In my shop we use a "voting" procedure near releases.
We call it witnessing, not voting.  I've used this
device since the late 1970s so I've got some experience
under my belt (or is that just beer?).

As the release approachs the quality must get very
tight and the problems tend to be the most subtle and
architectual.  Sleep depravation causes team IQ to
plumet.  Customers have no sympathy.

Things are different in my world, somebody is usually
in charge.  I've usually had the burden of being the
that person, or his lawyer, so I could decide when to
move in and out of the witness mode.

Witnessing is the consequence of a "successful" code
freeze.  It's something project managers want, badly.
That's a slippery beast and I've had to back up when I
mandated it too soon.

There are always named parts of the project that need
to have witnessing postponed, they just aren't ready
yet.  I like to say: "you nail the lid on the coffin on
nail at a time."

New complex ports are almost always late to the party.

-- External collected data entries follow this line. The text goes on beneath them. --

+__global__ void __launch_bounds__(TB_THREADS) tile_bin_scan_kernel(
+    uint32_t n_chunks, uint32_t K, uint32_t kp, const uint32_t *__restrict__ E, uint32_t *__restrict__ G, int32_t *__restrict__ offsets) {
+    __shared__ uint32_t s_e[TB_WAVES][GS_WAVE], s_c[TB_WAVES][GS_WAVE];
+    const uint32_t tid = threadIdx.x, lane = tid % GS_WAVE, wave = tid / GS_WAVE;
+    const uint32_t k = blockIdx.x * GS_WAVE + lane;
+    const uint32_t per = (n_chunks + TB_WAVES - 1) / TB_WAVES;
+    const uint32_t c0 = min(wave * per, n_chunks), c1 = min(c0 + per, n_chunks);
+    const bool on = k < K;
+    uint32_t se = 0, sc = 0;
+    if (on) {
+#pragma unroll 4
+        for (uint32_t c = c0; c < c1; ++c) {
+            const uint32_t e0 = E[(size_t)c * kp + k], e1 = E[(size_t)c * kp + k + 1];
+            se += e0;
+            sc += e1 - e0;
+        }
+    }
+    s_e[wave][lane] = se;
+    s_c[wave][lane] = sc;
+    __syncthreads();
+    if (!on) return;
+    uint32_t S = 0, pre = 0;
+#pragma unroll
+    for (uint32_t w = 0; w < TB_WAVES; ++w) {
+        S += s_e[w][lane];
+        if (w < wave) pre += s_c[w][lane];
+    }
+    if (wave == 0) offsets[k] = (int32_t)S;
+#pragma unroll 4
+    for (uint32_t c = c0; c < c1; ++c) {
+        const uint32_t e0 = E[(size_t)c * kp + k], e1 = E[(size_t)c * kp + k + 1];
+        G[(size_t)c * kp + k] = S + pre - e0;
+        pre += e1 - e0;
+    }
+}
+
+struct TbKey {
+    uint32_t pos_bits, tile_n_bits, n_tiles;
+    GS_DEV uint32_t operator()(uint32_t w) const { return tb_key_index(w, pos_bits, tile_n_bits, n_tiles); }
+};
+template <uint32_t TB_ITEMS>
+GS_DEV void tb_rank(const uint32_t (&w)[TB_ITEMS], uint32_t valid, const TbKey &key, uint32_t shift, uint32_t bits,
+                    uint32_t (*s_cnt)[TB_RADIX], uint32_t *s_dbase, uint32_t *s_scan, uint32_t *s_w) {
+    const uint32_t tid = threadIdx.x, lane = tid % GS_WAVE, wave = tid / GS_WAVE;
+    const unsigned long long lt_mask = (lane == 0) ? 0ull : (~0ull >> (64 - lane));
+    for (uint32_t i = tid; i < TB_WAVES * TB_RADIX; i += TB_THREADS) (&s_cnt[0][0])[i] = 0u;
+    __syncthreads();
+    const uint32_t mask = (1u << bits) - 1u;
+    uint32_t rank[TB_ITEMS];
+#pragma unroll
+    for (uint32_t r = 0; r < TB_ITEMS; ++r) {
+        const bool v = (valid >> r) & 1u;
+        const uint32_t dg = (key(w[r]) >> shift) & mask;
+        unsigned long long peers = __ballot(v);
+#pragma unroll
+        for (uint32_t b = 0; b < TB_DIGIT_BITS; ++b) {
+            if (b >= bits) break;
+            const bool bit = (dg >> b) & 1u;
+            const unsigned long long m = __ballot(bit);
+            peers &= bit ? m : ~m;
+        }
+        const uint32_t before = __popcll(peers & lt_mask);
+        const uint32_t leader = v ? (uint32_t)__builtin_ctzll(peers) : lane;
+        uint32_t b0 = 0;
+        if (v && before == 0) b0 = atomicAdd(&s_cnt[wave][dg], (uint32_t)__popcll(peers));
+        rank[r] = (b0 + before) | (leader << 16);
+    }
+#pragma unroll
+    for (uint32_t r = 0; r < TB_ITEMS; ++r) {
+        const uint32_t leader = rank[r] >> 16;
+        const uint32_t lead = __shfl(rank[r] & 0xffffu, (int)leader, 64);
+        rank[r] = (rank[r] & 0xffffu) + (leader != lane ? lead : 0u);
+    }
+    __syncthreads();
+    uint32_t run = 0;
+    if (tid < TB_RADIX) {
+#pragma unroll
+        for (uint32_t w = 0; w < TB_WAVES; ++w) {
+            const uint32_t c = s_cnt[w][tid];
+            s_cnt[w][tid] = run;
+            run += c;
+        }
+    }
+    uint32_t inc = run;
+#pragma unroll
+    for (int off = 1; off < 64; off <<= 1) {
+        const uint32_t o = __shfl_up(inc, off, 64);
+        if (lane >= (uint32_t)off) inc += o;
+    }
+    if (tid < TB_RADIX && lane == GS_WAVE - 1) s_scan[wave] = inc;
+    __syncthreads();
+    if (tid < TB_RADIX) s_dbase[tid] = inc - run + (wave > 0 ? s_scan[0] : 0u);
+    __syncthreads();
+#pragma unroll
+    for (uint32_t r = 0; r < TB_ITEMS; ++r) {
+        const uint32_t dg = (key(w[r]) >> shift) & mask;
+        if ((valid >> r) & 1u) s_w[s_dbase[dg] + s_cnt[wave][dg] + rank[r]] = w[r];
+    }
+}
+static_assert(TB_RADIX == 2 * GS_WAVE, "the digit scan above spans two waves");
+
+template <uint32_t CHUNK>
+__global__ void __launch_bounds__(TB_THREADS) tile_bin_scatter_kernel(
+    uint32_t n, const uint32_t *__restrict__ words, uint32_t pos_bits, uint32_t tile_n_bits, uint32_t n_tiles, uint32_t key_bits,
+    uint32_t kp, const uint32_t *__restrict__ G, const uint64_t *__restrict__ sorted_keys, const int32_t *__restrict__ perm,
+    const float *__restrict__ depths, int64_t *__restrict__ isect_ids, int32_t *__restrict__ flatten_ids) {
+    __shared__ uint32_t s_w[CHUNK];
+    __shared__ uint32_t s_cnt[TB_WAVES][TB_RADIX];
+    __shared__ uint32_t s_dbase[TB_RADIX];
+    __shared__ uint32_t s_scan[TB_WAVES];
+    constexpr uint32_t TB_ITEMS = CHUNK / TB_THREADS;
+    static_assert(CHUNK % (4 * TB_THREADS) == 0, "a chunk is a whole number of 16-byte loads per thread");
+    const uint32_t tid = threadIdx.x, lane = tid % GS_WAVE, wave = tid / GS_WAVE;
+    const uint32_t base = blockIdx.x * CHUNK;
+    const uint32_t cnt = min(n - base, CHUNK);
+    const uint32_t wave_first = wave * GS_WAVE * TB_ITEMS;
+    const TbKey key = {pos_bits, tile_n_bits, n_tiles};
+    uint32_t w[TB_ITEMS], valid = 0;
+#pragma unroll
+    for (uint32_t r = 0; r < TB_ITEMS; ++r) {
+        const uint32_t j = wave_first + r * GS_WAVE + lane;
+        w[r] = j < cnt ? words[base + j] : 0u;
+        valid |= j < cnt ? (1u << r) : 0u;
+    }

Performance tuning is usually done late in projects.
Managing it's risk against the stablization is always
difficult.  Particularly difficult if the guy doing it
is too clever and hence bits off big archetectual
changes.  It's great if you can get one really
competent person to focus on it and then give him a
single witness to guard against sleep and enthusiasm
problems.

I find that there are always individuals who's stature
fogs the judgement of the witness, it's occationally a
serious problem.

Suggestions:

I think the group could adopt some refinements to 
the voting rules.
  1. Named projects can be voted to have temporary 
     lower voting requirements.
  2. Commits that trigger regressions maybe fixed
     with NO voting - the coder should be prepared
     to ask forgiveness when he makes things worse.
  3. The release manager - in exchange for doing
     the damn job - is allowed to grant temporary
     wavers.

I'd propose that both the performance work and the
window's porting work be reduced to requiring only
a single witness for the next few weeks.